# Satsuma Orange tree fruit is splitting on the tree



## baytownboy (Jul 24, 2009)

My Satsuma Orange tree fruit is splitting on the tree. Was looking at my tree today and I had one orange that was splitting on the tree. I have 26 oranges on my tree and try to water every week. Never in the past has this happened. I brought it inside and opened it up and it was very juicy but had a small sour taste to it. Anyone know know what is going on, maybe more later? Maybe water more? I know I don't want to lose anymore, thanx.


----------



## CDHknives (Mar 17, 2012)

I don't think an occasional split fruit is a problem or rare. I found one on my grapefruit tree last week. Just like dropped fruit, sometimes the tree just self prunes or rejects some fruit.
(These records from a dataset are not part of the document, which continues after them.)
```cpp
struct FzScanArgs {
    FzGeom   geom;
    uint32_t mode;
    uint32_t m, k;
    uint32_t L;
    uint32_t nblk;
    uint32_t g0;
    uint32_t d2;
    uint32_t mask1;
    uint32_t mask2;
    uint32_t fused;
    uint32_t band_w;
    uint32_t win_dwords;
    uint32_t vlanes;
    uint32_t max_subs, max_ins, max_dels;
    uint32_t cand_cap;
    uint64_t cand_scratch;
    uint32_t lp_kind;
    uint32_t lp_starts;
    uint32_t hash_k;
    uint32_t lut_shift;
    uint32_t gw;
    uint32_t qcap;
    uint32_t win_pieces;
    uint32_t flags;
    uint32_t H[FZ_MAX_BLOCKS_PER_LAUNCH];
    uint32_t A[FZ_MAX_BLOCKS_PER_LAUNCH];
    uint32_t B[FZ_MAX_BLOCKS_PER_LAUNCH];
    uint32_t lo_rel[FZ_MAX_BLOCKS_PER_LAUNCH];
    uint32_t hi_sub[FZ_MAX_BLOCKS_PER_LAUNCH];
    uint32_t s[FZ_MAX_BLOCKS_PER_LAUNCH];
    uint64_t abs_lo, abs_hi;
    uint64_t hit_cap;
    uint64_t rec_cap;
    uint64_t gen_order;
    uint64_t gen_dedup;
    uint64_t rows_cap;
    uint64_t host_hdr;
    uint64_t pat_g;
    uint8_t  pat[FZ_MAX_M];
    uint32_t nreg;
    uint32_t reg_wg0[FZ_MAX_REGIONS], reg_nwg[FZ_MAX_REGIONS];
    uint64_t reg_tile0[FZ_MAX_REGIONS], reg_end[FZ_MAX_REGIONS];
};

#define FZ_IDX_BITS 48
#define FZ_MAX_BLOCKS 65535u
struct FzRec {
    uint64_t key;
    uint32_t l;
    uint32_t r;
    uint32_t dist;
    uint32_t aux;
};

#define FZ_REC_NONE 0xffffffffu

FZ_HD uint64_t fz_hit_pack(uint32_t g, uint64_t idx) { return ((uint64_t)g << FZ_IDX_BITS) | idx; }
FZ_HD uint32_t fz_hit_block(uint64_t h) { return (uint32_t)(h >> FZ_IDX_BITS); }
FZ_HD uint64_t fz_hit_index(uint64_t h) { return h & ((1ull << FZ_IDX_BITS) - 1ull); }

FZ_HD uint32_t fz_hash_windows(uint32_t x, uint32_t yh, uint32_t k) { return (yh & 0xffffffu) * (k & 0xffffffu) + x; }
FZ_HD uint32_t fz_hash_short(uint32_t x_masked, uint32_t k) { return x_masked * k; }

template <class Sc, class SubF, class WinF>
FZ_HD bool fz_expand(Sc &sc, SubF sub, uint32_t sublen, WinF win, uint32_t winlen, uint32_t budget,
                     uint32_t &dist, uint32_t &consumed) {
    if (sublen == 0) { dist = 0; consumed = 0; return true; }
    const uint32_t big = budget + 1;
    const uint32_t W = 2 * budget + 2;
    uint32_t best = sublen, arg = 0;
    {
        uint32_t rows = budget < sublen ? budget : sublen;
        for (uint32_t i = 1; i <= rows; ++i) sc.set(i, i);
    }
    uint32_t jmax = winlen;
    if (jmax > sublen + budget) jmax = sublen + budget;
    uint32_t i0 = 1, slot0 = 1;
    for (uint32_t j = 1; j <= jmax; ++j) {
        const uint8_t ch = win(j - 1);
        if (j > budget + 1) { ++i0; slot0 = (slot0 + 1 == W) ? 0 : slot0 + 1; }
        uint32_t i1 = j + budget; if (i1 > sublen) i1 = sublen;
        if (i0 > i1) break;
        uint32_t a, c;
        if (i0 == 1) { a = j - 1; c = j; }
        else { a = sc.get(slot0 == 0 ? W - 1 : slot0 - 1); c = big; }
        uint32_t slot = slot0;
        uint32_t cmin = c;
        for (uint32_t i = i0; i <= i1; ++i) {
            uint32_t b = (i + 1 > j + budget) ? big : sc.get(slot);
            uint32_t v = a + (ch != sub(i - 1) ? 1u : 0u);
            if (b + 1 < v) v = b + 1;
            if (c + 1 < v) v = c + 1;
            sc.set(slot, v);
            c = v;
            a = b;
            if (v < cmin) cmin = v;
            slot = (slot + 1 == W) ? 0 : slot + 1;
        }
        if (i1 == sublen && c <= best) { best = c; arg = j; }
        if (cmin > budget) break;
    }
    if (best <= budget) { dist = best; consumed = arg; return true; }
    return false;
}

#define FZ_REG_BAND_MAX 8
template <int K, class SubF, class WinF>
FZ_HD bool fz_expand_band(SubF sub, uint32_t sublen, WinF win, uint32_t winlen, uint32_t budget,
                          uint32_t &dist, uint32_t &consumed) {
    if (sublen == 0) { dist = 0; consumed = 0; return true; }
    constexpr uint32_t INF = 0x3fffffffu;
    constexpr int W = 2 * K + 1;
    uint32_t cell[W];
    uint32_t chr[W];
#pragma unroll
    for (int x = 0; x < W; ++x) {
        const int d = x - K;
        cell[x] = (d >= 0 && (uint32_t)d <= winlen) ? (uint32_t)d : INF;
        chr[x] = (d >= 0 && (uint32_t)d < winlen) ? (uint32_t)win((uint32_t)d) : 0x100u;
    }
    for (uint32_t i = 1; i <= sublen; ++i) {
        const uint32_t pc = sub(i - 1);
        uint32_t left = INF, rowmin = INF;
#pragma unroll
        for (int x = 0; x < W; ++x) {
            const int d = x - K;
// ... 1394 lines not shown
```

Now if you start losing them all, that can mean many things. I tried a Satsuma in a large pot and killed it (root rot I think, never can be sure).


----------



## Ranger Bay (Jul 25, 2011)

Sounds like the inside fruit is growing faster than the rind-usually too much water. Ther same thing will happen to tomatoes in the summer when they are a little dry and you get a big rain. It also could be the variety. My La. Early is doing the same thing but my others are not.


----------



## Profish00 (May 21, 2004)

I have 1/4 of the fruit i had last year growing, noticed today. And my grapefruit has twice as much compared to last year.


----------



## baytownboy (Jul 24, 2009)

Since my post on 8-27, my Satsuma Orange tree fruit is splitting on the tree. 
Saw today another 10 or so have dropped after splitting.


----------



## ankle-deep (Sep 2, 2005)

A heavy rain after a dry spell will cause them to split.


----------



## bowmansdad (Nov 29, 2011)

I checked mine today and didn't see any split fruit. I haven't been watering it regularly so that may be why they're not splitting. Tree has a bunch of fruit but not like last years bumper crop.


----------



## fish-r-ride (Jan 5, 2009)

On my Armstrong early I noticed some of mine splitting also, figured it was due to the 5 in. rain last weekend we got here. A lot of my fruit are starting to turn orange.


----------